Once the product requirements are well established and the evidence that will be collected to demonstrate the manufacturing process is consistently capable of meeting these requirements, the validation plan can be created and executed. It isn't necessary to toil over the format of a protocol. In addition to an example in the GHTF document, templates and examples are widely available on the internet. The importance of the protocol is really the thought that was put into the contents. In addition to the previously mentioned elements, there are several other critical portions of the validation. An essential element to any validation is a well understood manufacturing process. There are two reasons for this. First, the validation should not be used as a process development tool. The validation should be a confirmation tool that proves that the process is capable of meeting the product requirements. Second, without a well understood manufacturing process, it would be difficult to establish the critical process parameters that will be challenged in the validation. Another critical element is establishing a process control plan that ensures the manufacturing process is within the scope of what was proven during the validation. Finally, the validation should provide scope around when a re-validation is necessary. This portion should identify what manufacturing process variables that, if changed, would have a significant impact on the process output and consequently, would no longer be consistent with the process proven effective during the validation.
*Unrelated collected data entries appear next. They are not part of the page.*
constexpr int QR_NBO_MAX = 256;
struct QrWs {
    double *Y, *Wq, *W, *UT, *UTq;
    double *G, *Tblk, *Zo, *Zo2, *tmpT;
    double *T, *X, *part, *Js, *Uinv, *Z, *Tri, *gemm_ws, *cn;
    int* dead;
    int* pairs;
    char* piv;
    int64_t gemm_ws_bytes;
    void* panel_ws;
    int64_t panel_bytes;
    void* cq_state = nullptr;
};

static int64_t qr_layout(int64_t m, int64_t n, int nb, char* base, QrWs* w) {
    const int64_t k = m < n ? m : n, P = cdiv(k, nb);
    WsCarve ws{base};
    double* Y = ws.take<double>(m * k * 8);
    double* Wq = ws.take<double>(m * k * 8);
    double* Wp = ws.take<double>(m * nb * 8);
    double* UT = ws.take<double>((int64_t)nb * nb * 8);
    double* UTq = ws.take<double>((int64_t)nb * nb * 8);
    double* T = ws.take<double>(P * nb * nb * 8);
    double* X = ws.take<double>((int64_t)nb * (n > k ? n : k) * 8);
    double* part = ws.take<double>((int64_t)64 * nb * nb * 8);
    double* Js = ws.take<double>((int64_t)nb * nb * 8);
    double* Uinv = ws.take<double>((int64_t)nb * nb * 8);
    double* Z = ws.take<double>(P * nb * nb * 8);
    double* Tri = ws.take<double>(P * nb * nb * 8);
    int* dead = ws.take<int>(nb * 4);
    double* cn = ws.take<double>(2 * n * 8);
    int* pairs = ws.take<int>((int64_t)2 * nb * 4);
    char* piv = ws.take<char>(1024 + n * 4);
    int64_t gw = (int64_t)64 * nb * (n > k ? n : k) * 8;
    {
        const int64_t tiles = cdiv(QR_NBO_MAX, 128) * cdiv(n > k ? n : k, 128);
        const int64_t g2 = (512 + 2 * tiles) * 128 * 128 * 8;
        if (g2 > gw) gw = g2;
    }
    double* gws = ws.take<double>(gw + 256);
    const int64_t nblk_o = cdiv(k, QR_NBO_MAX / 2);
    double* Gm = ws.take<double>((int64_t)QR_NBO_MAX * QR_NBO_MAX * 8);
    double* Tblk = ws.take<double>(nblk_o * QR_NBO_MAX * QR_NBO_MAX * 8);
    double* Zb = ws.take<double>((int64_t)QR_NBO_MAX * (n > k ? n : k) * 8);
    double* Zb2 = ws.take<double>((int64_t)QR_NBO_MAX * (n > k ? n : k) * 8);
    double* tmpT = ws.take<double>((int64_t)QR_NBO_MAX * 64 * 8);
    if (w) { w->G = Gm; w->Tblk = Tblk; w->Zo = Zb; w->Zo2 = Zb2; w->tmpT = tmpT; }
    const int64_t pb = cholqr_ws_bytes(m, nb < 32 ? nb : 32);
    void* pw = ws.take(pb);
    if (w) { w->panel_ws = pw; w->panel_bytes = pb; }
    if (w) { w->Wq = Wq; w->W = Wp; w->UT = UT; w->UTq = UTq; }
    if (w) { w->Y = Y; w->T = T; w->X = X; w->part = part; w->Js = Js; w->Uinv = Uinv; w->Z = Z; w->Tri = Tri;
             w->dead = dead; w->gemm_ws = gws; w->gemm_ws_bytes = gw; w->cn = cn; w->pairs = pairs; w->piv = piv; }
    return ws.total();
}

int64_t qr_ws_bytes(int64_t m, int64_t n, int nb) { return qr_layout(m, n, nb, nullptr, nullptr); }
struct QrCall {
    hipStream_t st;
    double* A; int64_t rs, cs, m, n; double* Q; int64_t qrs, qcs; double* R; int64_t rrs, rcs;
    int nb; void* ws; int64_t ws_bytes; double rank_tol;
    int64_t* keff_host; double* dropped2_host; int frob_exit; int64_t* pivot_perm_host; double* nf_out2; int* nf_done; bool* input_intact;
};
struct QrState {
    QrWs w;
    bool pivot, reveal, rowmajor, ru_on, wform;
    int64_t yrs, ycs, wrs, wcs;
    Mat Am, Ym, Wqm;
    int fbase = 0;
    double scale2 = -1.0;
};
struct QrPanel {
    int p, b; int64_t j0, mp;
    Mat Ap, Yp, Wp, Wqp;
    double* Tp;
};
static QrPanel panel_at(const QrCall& c, const QrState& s, int p, int64_t kend) {
    QrPanel pn;
    pn.p = p, pn.j0 = (int64_t)p * c.nb, pn.mp = c.m - pn.j0;
    pn.b = (int)((kend - pn.j0 < c.nb) ? kend - pn.j0 : c.nb);
    pn.Ap = sub(s.Am, pn.j0, pn.j0), pn.Yp = sub(s.Ym, pn.j0, pn.j0), pn.Wqp = sub(s.Wqm, pn.j0, pn.j0);
    pn.Wp = s.wform ? pn.Wqp : mat(s.w.W, s.wrs, s.wcs);
    pn.Tp = s.w.T + (int64_t)p * c.nb * c.nb;
    return pn;
}
#define QR_LAUNCH(c, kernel, grid, ...) \
// ... 155 lines not shown
        S->h.k_exit = j0 + b;
        S->h.stamp = p + 1;
        if (p == 0) { S->h.scale2 = fro2; S->h.dropped2 = 0.0; }
        S->h.active = 1;
        piv_post(mail, 1, j0 + b, stamp);
    }
}
__global__ __launch_bounds__(256) void swap_columns_dev_kernel(double* __restrict__ A, int64_t rs, int64_t cs, int64_t m, const PivState* __restrict__ S,
                                                               int* __restrict__ perm) {
    const int g = threadIdx.x >> 6;
    int src[16], dst[16];
#pragma unroll
    for (int i = 0; i < 16; ++i) { src[i] = S->src[g * 16 + i]; dst[i] = S->dst[g * 16 + i]; }
    const int active = S->h.active, ns = S->h.swap_n;
    if (active == 0 || ns <= 0 || ns > 64) return;
    if (blockIdx.x == gridDim.x - 1) {
        int old = 0;
        if ((int)threadIdx.x < ns) old = perm[S->src[threadIdx.x]];
        __syncthreads();
        if ((int)threadIdx.x < ns) perm[S->dst[threadIdx.x]] = old;
        return;
    }
    const int64_t r = (int64_t)blockIdx.x * 64 + (threadIdx.x & 63);
    const bool in = r < m;
    double* row = A + (in ? r : 0) * rs;
    double v[16];
#pragma unroll
    for (int i = 0; i < 16; ++i) { const int t = g * 16 + i; v[i] = (in && t < ns) ? row[(int64_t)src[i] * cs] : 0.0; }
    __syncthreads();
#pragma unroll
    for (int i = 0; i < 16; ++i) { const int t = g * 16 + i; if (in && t < ns) row[(int64_t)dst[i] * cs] = v[i]; }
}
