#define TW_BIN(name, deg, op) int name(const uint64_t* a, const uint64_t* b, uint64_t* out, size_t n) { return tower_batch(deg, op, a, b, out, n); }
#define TW_UN(name, deg, op) int name(const uint64_t* a, uint64_t* out, size_t n) { return tower_batch(deg, op, a, nullptr, out, n); }
TW_BIN(zkt_fq2_add_batch, 2, T_ADD) TW_BIN(zkt_fq2_sub_batch, 2, T_SUB) TW_BIN(zkt_fq2_mul_batch, 2, T_MUL)
TW_UN(zkt_fq2_inv_batch, 2, T_INV) TW_UN(zkt_fq2_neg_batch, 2, T_NEG) TW_UN(zkt_fq2_reduce_batch, 2, T_REDUCE)
TW_BIN(zkt_fq6_add_batch, 6, T_ADD) TW_BIN(zkt_fq6_sub_batch, 6, T_SUB) TW_BIN(zkt_fq6_mul_batch, 6, T_MUL)
TW_UN(zkt_fq6_inv_batch, 6, T_INV) TW_UN(zkt_fq6_neg_batch, 6, T_NEG) TW_UN(zkt_fq6_reduce_batch, 6, T_REDUCE)
TW_BIN(zkt_fq12_add_batch, 12, T_ADD) TW_BIN(zkt_fq12_sub_batch, 12, T_SUB) TW_BIN(zkt_fq12_mul_batch, 12, T_MUL)
TW_UN(zkt_fq12_inv_batch, 12, T_INV) TW_UN(zkt_fq12_neg_batch, 12, T_NEG)

int zkt_fq12_pow_batch(const uint64_t* a, const uint32_t* e, size_t nl, uint64_t* out, size_t n) {
  if (!e || nl == 0 || nl > 4096) return ZKT_ERR_SHAPE;
  if (ensure_ready() != ZKT_OK) return ZKT_ERR_DEVICE;
  if (n == 0) return ZKT_OK;
  if (!a || !out) return ZKT_ERR_SHAPE;
  std::lock_guard<std::mutex> lk(g.mu);
  HIPCHK(hipSetDevice(g.device));
  int rc = arena_reserve(padded(576 * n) * 2 + padded(nl * 4) + 1024);
  if (rc) return rc;
  Carver cv(g.arena);
  uint32_t* da = cv.take<uint32_t>(576 * n); uint32_t* dout = cv.take<uint32_t>(576 * n); uint32_t* de = cv.take<uint32_t>(nl * 4);
  HIPCHK(hipMemcpyAsync(da, a, 576 * n, hipMemcpyHostToDevice, g.stream));
  HIPCHK(hipMemcpyAsync(de, e, nl * 4, hipMemcpyHostToDevice, g.stream));
  HIPCHK(launch_fq12_pow(da, de, (int)nl, dout, n, g.stream));
  HIPCHK(hipMemcpyAsync(out, dout, 576 * n, hipMemcpyDeviceToHost, g.stream));
  HIPCHK(hipStreamSynchronize(g.stream));
  return ZKT_OK;
}

int zkt_selftest_fq_program(uint64_t seed0, int steps, const uint64_t* in, uint64_t* out, int32_t* violations, size_t count) {
  if (ensure_ready() != ZKT_OK) return ZKT_ERR_DEVICE;
  if (count == 0) return ZKT_OK;
  if (!in || !out || !violations || steps < 0) return ZKT_ERR_SHAPE;
  std::lock_guard<std::mutex> lk(g.mu);
  HIPCHK(hipSetDevice(g.device));
  const size_t eb = 4 * 48;
  int rc = arena_reserve(padded(eb * count) * 2 + padded(4 * count) + 1024);
  if (rc) return rc;
  Carver cv(g.arena);
  uint32_t* din = cv.take<uint32_t>(eb * count); uint32_t* dout = cv.take<uint32_t>(eb * count); int* dbad = (int*)cv.take<uint32_t>(4 * count);
  HIPCHK(hipMemcpyAsync(din, in, eb * count, hipMemcpyHostToDevice, g.stream));
  HIPCHK(launch_selftest_fq_program(seed0, steps, din, dout, dbad, count, g.stream));
  HIPCHK(hipMemcpyAsync(out, dout, eb * count, hipMemcpyDeviceToHost, g.stream));
  HIPCHK(hipMemcpyAsync(violations, dbad, 4 * count, hipMemcpyDeviceToHost, g.stream));
  HIPCHK(hipStreamSynchronize(g.stream));
  return ZKT_OK;
}

int zkt_debug_dfq12_op(int op, const uint64_t* a, const uint64_t* b, uint64_t* out, size_t n) {
  if (op < 0 || op > 6) return ZKT_ERR_SHAPE;
  return staged(a, 576, op == 0 ? b : nullptr, op == 0 ? 576 : 0, out, 576, n, ZKT_ERR_SHAPE,
                [&](uint32_t* da, uint32_t* db, uint32_t* dout, hipStream_t s) { return launch_dfq12_op(op, da, db, dout, n, s); });
}
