extern "C" int msc_context_create(int device, void *stream, msc_context **out) {
  MSC_REQUIRE(out != nullptr, "msc_context_create: out is null");
  *out = nullptr;
  int ndev = 0;
  hipError_t e = hipGetDeviceCount(&ndev);
  if (e != hipSuccess || ndev <= 0)
    return fail(MSC_ENODEVICE, "no HIP device visible (%s); this library has no CPU path",
                e == hipSuccess ? "device count is 0" : hipGetErrorString(e));
  MSC_REQUIRE(device >= 0 && device < ndev, "device %d out of range (have %d)", device, ndev);
  hipDeviceProp_t prop;
  MSC_HIP(hipGetDeviceProperties(&prop, device));
  if (std::strncmp(prop.gcnArchName, "gfx950", 6) != 0)
    return fail(MSC_ENODEVICE, "device %d is %s; kernels are built for gfx950 only", device,
                prop.gcnArchName);
  MSC_HIP(hipSetDevice(device));
  std::unique_ptr<msc_context> ctx(new (std::nothrow) msc_context());
  if (!ctx) return fail(MSC_ENOMEM, "out of host memory");
  ctx->device = device;
  ctx->stream = static_cast<hipStream_t>(stream);
  ctx->num_cus = prop.multiProcessorCount > 0 ? prop.multiProcessorCount : 256;
  MSC_HIP(ctx->mailbox_host.alloc(192 * 1024));
  MSC_HIP(hipHostGetDevicePointer(&ctx->mailbox_dev, ctx->mailbox_host, 0));
  if (ctx->sync_word_host.alloc(16) == hipSuccess) {
    *ctx->sync_word_host = 0;
    if (hipHostGetDevicePointer(&ctx->sync_word_dev, ctx->sync_word_host, 0) != hipSuccess) ctx->sync_word_ok = false;
  } else {
    (void)hipGetLastError();
  }
  MSC_TRY(device_error_word(device, &ctx->err_host));
  *out = ctx.release();
  return MSC_OK;
}

static void vmm_free(msc_context::VmmAlloc &a);

extern "C" int msc_context_destroy(msc_context *ctx) {
  if (!ctx) return MSC_OK;
  (void)hipSetDevice(ctx->device);
  for (auto &a : ctx->vmm) vmm_free(a);
  ctx->vmm.clear();
  if (ctx->record_stream) (void)hipStreamDestroy(ctx->record_stream);
  delete ctx;
  return MSC_OK;
}

extern "C" int msc_context_set_stream(msc_context *ctx, void *stream) {
  MSC_REQUIRE(ctx, "null context");
  ctx->stream = static_cast<hipStream_t>(stream);
  return MSC_OK;
}

extern "C" int msc_context_synchronize(msc_context *ctx) {
  MSC_REQUIRE(ctx, "null context");
  if (ctx->sync_word_host && ctx->sync_word_ok) {
    const uint32_t seq = ++ctx->sync_seq;
    if (hipStreamWriteValue32(ctx->stream, ctx->sync_word_dev, seq, 0) == hipSuccess) {
      volatile uint32_t *w = ctx->sync_word_host;
      for (int spin = 0; spin < 400000; spin++)
        if (*w == seq) {
          std::atomic_thread_fence(std::memory_order_acquire);
          return device_error_check(ctx);
        }
    } else {
      (void)hipGetLastError();
      ctx->sync_word_ok = false;
    }
  }
  MSC_HIP(hipStreamSynchronize(ctx->stream));
  return device_error_check(ctx);
}

static bool vmm_alloc(int device, size_t nbytes, msc_context::VmmAlloc *out) {
  const size_t chunk = 32u << 20;
  hipMemAllocationProp prop = {};
  prop.type = hipMemAllocationTypePinned;
  prop.location.type = hipMemLocationTypeDevice;
  prop.location.id = device;
  size_t gran = 0;
  if (hipMemGetAllocationGranularity(&gran, &prop, hipMemAllocationGranularityMinimum) != hipSuccess || gran == 0 || chunk % gran != 0) {
    (void)hipGetLastError();
    return false;
  }
  msc_context::VmmAlloc a;
  const size_t n = (std::max<size_t>(nbytes, 1) + chunk - 1) / chunk;
  a.size = n * chunk;
  a.va = nullptr;
  if (hipMemAddressReserve(&a.va, a.size, 2u << 20, nullptr, 0) != hipSuccess) {
    (void)hipGetLastError();
    return false;
  }
  bool ok = true;
  size_t mapped = 0;
// ... 737 lines not shown
    d.loo_tab = nullptr;
    tf.push_back(d);
    extra_f.push_back(0u);
  }
  for (uint32_t i = 0; i < n; i++)
    if (!taken[i]) {
      tf.push_back(t[i]);
      extra_f.push_back(extra[i]);
    }
  {
    std::vector<FeatDesc> &ta = st->desc_acc_host;
    ta.clear();
    std::vector<bool> covered(n, false);
    for (size_t q = 0; q < quads.size(); q++) {
      const Fused &fq = quads[q];
      if ((size_t)st->K * 8u * fq.m * 4u > 64u * 1024u) continue;
      const std::vector<uint32_t> &mem = members[fq.radix - 2];
      FeatDesc d = tf[q];
      for (uint32_t j = 0; j < 4; j++) d.fuse_acc[j] = nullptr;
      for (uint32_t j = 0; j < fq.m; j++) {
        const uint32_t src = t_src[mem[fq.first + j]];
        d.fuse_acc[j] = st->desc_host[src].acc_i64;
        covered[src] = true;
      }
      ta.push_back(d);
    }
    for (uint32_t i = 0; i < n; i++)
      if (!covered[i]) ta.push_back(st->desc_host[i]);
  }
  const std::vector<Fused> &fused = quads;
  st->fuse_any = !fused.empty();
  st->fuse_nfeat = (uint32_t)tf.size();
  st->fuse_split = split - (n - st->fuse_nfeat);
  for (uint32_t i = st->fuse_split; i < st->fuse_nfeat; i++) {
    tf[i].blk_first -= n - st->fuse_nfeat;
    tf[i].blk_end -= n - st->fuse_nfeat;
  }
  if (st->fuse_any) facts = plan_layout(tf, st->fuse_split, extra_f, sw);
  for (FeatDesc &d : tf) d.rn_pack = nullptr, d.rn_pos = nullptr, d.rn_x = nullptr, d.rn_n2 = d.rn_n2p = 0;
  for (FeatDesc &d : t) d.rn_pack = nullptr, d.rn_pos = nullptr, d.rn_x = nullptr, d.rn_n2 = d.rn_n2p = 0;
  if (stages_nich(facts.path) && bview == nullptr) facts.path = MSC_PATH_TILE;
  if (stages_nich(facts.path)) {
    const uint32_t s0 = st->fuse_split, n2 = st->fuse_nfeat - s0, n2p = (n2 + 3u) & ~3u;
    std::vector<NichPos> pos(n2p);
    std::vector<const void *> xcols(n2);
    for (uint32_t i = 0; i < n2p; i++) {
      NichPos &q = pos[i];
      q.xlim = INFINITY, q.blk_ok = 0u;
      if (i < n2) {
        const FeatDesc &d = tf[s0 + i];
        q.blk = (d.blk_first - s0) | (d.blk_end - d.blk_first) << 16, q.seg_end = d.grp_end - s0;
        xcols[i] = d.col;
      } else q.blk = i | 1u << 16, q.seg_end = n2p;
    }
    const float *xm = nullptr;
    if (nich_x_matrix(bview, xcols, &xm)) {
      MSC_HIP(hipMemcpyAsync(st->rn_pos, pos.data(), sizeof(NichPos) * n2p, hipMemcpyHostToDevice, st->ctx->stream));
      MSC_HIP(hipStreamSynchronize(st->ctx->stream));
      FeatDesc &h = tf[s0];
      h.rn_pack = st->rn_pack, h.rn_pos = st->rn_pos, h.rn_x = xm, h.rn_n2 = n2, h.rn_n2p = n2p;
    } else facts.path = MSC_PATH_TILE;
  }
  for (FeatDesc &d : tf) d.lk_idx = nullptr, d.lk_l4 = d.lk_goff = 0;
  for (FeatDesc &d : t) d.lk_idx = nullptr, d.lk_l4 = d.lk_goff = 0;
  if (bview == nullptr && facts.path == MSC_PATH_LOOKUPS) facts.path = MSC_PATH_TILE;
  if (facts.path == MSC_PATH_TILE_ROLES || facts.path == MSC_PATH_LOOKUPS) {
    const uint32_t *im = nullptr;
    uint32_t l4 = 0;
    if (look_idx_matrix(bview, tf, st->fuse_split, &im, &l4)) tf[0].lk_idx = im, tf[0].lk_l4 = l4;
    else facts.path = MSC_PATH_TILE;
  }
  st->tile_path = facts.path;
  {
    double lookups = 0, rows = 0, nich = (double)(st->fuse_nfeat - st->fuse_split);
    for (uint32_t i = 0; i < st->fuse_split; i++) {
      if (tf[i].family == MSC_NICH) nich += 1;
      else if (tf[i].family == MSC_DM) lookups += 2.0 * (tf[i].dim + 1), rows += tf[i].grp_rows;
      else lookups += 1, rows += tf[i].grp_rows;
    }
    PlanCost pc;
    const double first = 6.0 + 0.45 * lookups + 0.012 * rows;
    pc.tile_round_us = facts.path == MSC_PATH_NICH_PACK ? 6.0 + 1.3 * nich + 3.0 * lookups : facts.path == MSC_PATH_TILE_ROLES ? first + 0.75 * nich
                       : facts.path == MSC_PATH_LOOKUPS ? 0.75 * first : first + 1.5 * nich;
    pc.sweep_round_us = pc.tile_round_us + 2.5;
    pc.tail_fixed_us = 2.0;
    pc.tail_group_us = 0.5 + 0.03 * lookups + 0.057 * nich;
    st->plan_cost = pc;
  }
  st->tile_narrow_tail_ok = facts.tail_ok;
  st->tail_masked_nich = facts.tail_masked_nich;
  st->tail_dm = facts.tail_dm;
  st->tail_max_rows = facts.tail_max_rows;
  st->tail_pack_rows = facts.tail_pack_rows;
  return MSC_OK;
}

static int upload_desc(msc_state *st) {
  MSC_TRY(plan_groups(st));
  MSC_HIP(hipMemcpyAsync(st->desc_dev, st->desc_host.data(), sizeof(FeatDesc) * st->nfeat,
                         hipMemcpyHostToDevice, st->ctx->stream));
  MSC_HIP(hipMemcpyAsync(st->desc_tile_dev, st->desc_tile_host.data(), sizeof(FeatDesc) * st->nfeat,
                         hipMemcpyHostToDevice, st->ctx->stream));
  MSC_HIP(hipMemcpyAsync(st->desc_fuse_dev, st->desc_fuse_host.data(), sizeof(FeatDesc) * st->fuse_nfeat,
                         hipMemcpyHostToDevice, st->ctx->stream));
  MSC_HIP(hipMemcpyAsync(st->desc_acc_dev, st->desc_acc_host.data(), sizeof(FeatDesc) * st->desc_acc_host.size(),
                         hipMemcpyHostToDevice, st->ctx->stream));
  MSC_HIP(hipStreamSynchronize(st->ctx->stream));
  return MSC_OK;
}

extern "C" int msc_state_create(msc_context *ctx, const msc_feature_spec *features,
                                uint32_t nfeatures, uint32_t ngroups, msc_state **out) {
  MSC_REQUIRE(ctx && features && out, "null argument");
  MSC_REQUIRE(nfeatures > 0 && nfeatures <= 65535, "a state needs 1..65535 features (got %u)", nfeatures);
  MSC_REQUIRE(ngroups > 0 && ngroups <= (1u << 20), "ngroups %u out of range", ngroups);
  *out = nullptr;
  MSC_HIP(hipSetDevice(ctx->device));
  std::unique_ptr<msc_state> st(new (std::nothrow) msc_state());
  if (!st) return fail(MSC_ENOMEM, "out of host memory");
  st->ctx = ctx;
  st->nfeat = nfeatures;
  st->K = ngroups;
  st->kpad = round_up(ngroups, kGroupTile);
  const size_t kpad = st->kpad;
  st->feats.resize(nfeatures);
  st->desc_host.resize(nfeatures);
  size_t n_i64 = kpad, n_f64 = 0;
  for (uint32_t f = 0; f < nfeatures; f++) {
    msc_feature_host &h = st->feats[f];
    h.family = features[f].family;
    h.dim = features[f].dim;
    MSC_REQUIRE(family_ok(h.family), "feature %u: unknown family %d", f, h.family);
    if (h.family == MSC_DD && (h.dim == 0 || h.dim > kMaxDDDim))
      return fail(MSC_EUNSUPPORTED, "feature %u: dd dim %u outside 1..%u (DirichletDiscrete<128>)", f,
                  h.dim, kMaxDDDim);
    if (h.family == MSC_DM && (h.dim == 0 || h.dim > kMaxDDDim))
      return fail(MSC_EUNSUPPORTED, "feature %u: dm categories %u outside 1..%u", f, h.dim, kMaxDDDim);
    if (h.family == MSC_NIW && (h.dim == 0 || h.dim > kMaxNiwDim))
      return fail(MSC_EUNSUPPORTED, "feature %u: niw dim %u outside 1..%u", f, h.dim, kMaxNiwDim);
    h.i64_off = n_i64;
    h.i64_len = acc_i64_rows(h.family, h.dim) * kpad;
    n_i64 += h.i64_len;
    h.f64_off = n_f64;
    h.f64_len = h.family == MSC_NIW ? (size_t)ngroups * (h.dim + (size_t)h.dim * h.dim)
                                    : acc_f64_rows(h.family) * kpad;
    n_f64 += h.f64_len;
  }
  st->n_i64 = n_i64;
  st->n_f64 = n_f64;
  st->nich1 = nfeatures == 1 && st->feats[0].family == MSC_NICH;
  for (const msc_feature_host &h : st->feats) st->has_dm |= h.family == MSC_DM, st->n_niw += h.family == MSC_NIW;
  MSC_TRY(alloc_zeroed(st->red_i64, n_i64));
  MSC_TRY(alloc_zeroed(st->red_f64, n_f64));
  MSC_TRY(alloc_zeroed(st->cnt_u32, kpad));
  MSC_TRY(alloc_zeroed(st->logpc, crp_floats(st->kpad)));
  MSC_TRY(alloc_zeroed(st->desc_dev, nfeatures));
  MSC_TRY(alloc_zeroed(st->desc_tile_dev, nfeatures));
  MSC_TRY(alloc_zeroed(st->desc_fuse_dev, nfeatures));
  MSC_TRY(alloc_zeroed(st->nich_info, nfeatures));
  MSC_TRY(alloc_zeroed(st->rn_pos, (size_t)((nfeatures + 3u) & ~3u)));
  {
    size_t nnich = 0;
    for (uint32_t f = 0; f < nfeatures; f++) nnich += features[f].family == MSC_NICH;
    MSC_TRY(alloc_zeroed(st->rn_pack, (1 + kNichPackRows * nnich) * (size_t)kpad));
  }
  MSC_TRY(alloc_zeroed(st->desc_acc_dev, nfeatures));
  MSC_TRY(alloc_zeroed(st->rng_dev, 2));
  MSC_TRY(alloc_zeroed(st->colmax_dev, 1));
  for (uint32_t f = 0; f < nfeatures; f++) {
    msc_feature_host &h = st->feats[f];
    default_hp(h.family, h.dim, h.hp);
    MSC_TRY(alloc_zeroed(h.hp_dev, h.hp.size()));
    MSC_TRY(alloc_zeroed(h.tab, (size_t)(tab_rows(h.family, h.dim) + 4) * kpad));
    MSC_TRY(alloc_zeroed(h.raw_u32, (size_t)raw_u32_rows(h.family, h.dim) * kpad));
    const size_t nf32 = h.family == MSC_NIW ? (size_t)ngroups * (h.dim + (size_t)h.dim * h.dim)
                                            : (size_t)raw_f32_rows(h.family) * kpad;
    MSC_TRY(alloc_zeroed(h.raw_f32, nf32));
    if (loo_rows(h.family)) MSC_TRY(alloc_zeroed(h.loo64, (size_t)loo_rows(h.family) * kpad));
    if (loo_tab_rows(h.family, h.dim)) MSC_TRY(alloc_zeroed(h.loo_tab, (size_t)loo_tab_rows(h.family, h.dim) * kpad));
    if (h.family == MSC_DM) {
      MSC_TRY(alloc_zeroed(h.dm_meta_dev, 2 * ((size_t)h.dim + 1)));
      h.dm_meta.assign(2 * ((size_t)h.dim + 1), 0u);
    }
    if (h.family == MSC_NIW) {
      if (h.dim <= (uint32_t)kNiwPad) {
        MSC_TRY(alloc_zeroed(h.niw_w, (size_t)ngroups * kNiwPad * kNiwPad));
        MSC_TRY(alloc_zeroed(h.niw_b, (size_t)ngroups * 2 * kNiwPad));
      }
      MSC_TRY(alloc_zeroed(h.niw_w64, (size_t)ngroups * niw_w_stream(h.dim)));
      MSC_TRY(alloc_zeroed(h.niw_mu64, (size_t)ngroups * niw_b_stream(h.dim)));
      MSC_TRY(alloc_zeroed(h.niw_c64, (size_t)ngroups * 8));
    }
    if (!h.hp.empty()) {
      hipError_t e = hipMemcpy(h.hp_dev, h.hp.data(), h.hp.size() * sizeof(float), hipMemcpyHostToDevice);
      if (e != hipSuccess) return fail(MSC_EHIP, "hp upload failed: %s", hipGetErrorString(e));
    }
    h.raw_valid = true;
    h.additive_valid = true;
    h.derived_valid = false;
    FeatDesc &d = st->desc_host[f];
    std::memset(&d, 0, sizeof d);
    d.family = h.family;
    d.dim = h.dim;
    d.col_type = value_type_of(h.family);
    d.hp = h.hp_dev;
    d.tab = h.tab;
    d.raw_u32 = h.raw_u32;
    d.raw_f32 = h.raw_f32;
    d.acc_i64 = st->red_i64 + h.i64_off;
    d.acc_f64 = st->red_f64 + h.f64_off;
    d.niw_w = h.niw_w;
    d.niw_b = h.niw_b;
    d.niw_w64 = h.niw_w64;
    d.niw_mu64 = h.niw_mu64;
    d.niw_c64 = h.niw_c64;
    d.vcap = 32;
    d.dm_meta = nullptr;
    d.loo64 = h.loo64;
    d.loo_tab = h.loo_tab;
    d.aux = 0.0;
    for (float a : h.hp) d.aux += h.family == MSC_DD || h.family == MSC_DM ? (double)a : 0.0;
  }
  st->cnt_additive_valid = true;
  MSC_TRY(upload_desc(st.get()));
  hipError_t e = hipStreamSynchronize(ctx->stream);
  if (e != hipSuccess) return fail(MSC_EHIP, "state init failed: %s", hipGetErrorString(e));
  *out = st.release();
  return MSC_OK;
}

extern "C" int msc_state_destroy(msc_state *st) {
  if (!st) return MSC_OK;
  (void)hipSetDevice(st->ctx->device);
  (void)hipStreamSynchronize(st->ctx->stream);
  if (st->step_graph.exec) (void)hipGraphExecDestroy(st->step_graph.exec);
  if (st->pred_upload) (void)hipEventDestroy(st->pred_upload);
  delete st;
  return MSC_OK;
}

Many of the activities that occur as a result of developing and executing a validation should occur as part of any good practice to developing a manufacturing process. The validation process formalizes these activities into a commonly accepted framework within the medical device industry. The validation is not a substitute for process development but as a confirmation that the process development is complete and ready to move into production. The thought process and methodology that goes into a validation will be directly proportional to the confidence in the manufacturing process once complete. Choosing the wrong sample size or process parameters will not only increase the risk that product will be produced outside of product specifications but will quite likely require process and/or product specification changes at a later date. The cost to implement changes at a later date becomes increasingly expensive and may impact product design validations and/or FDA submittals. A well thought out and executed validation plan is inexpensive insurance against these risks.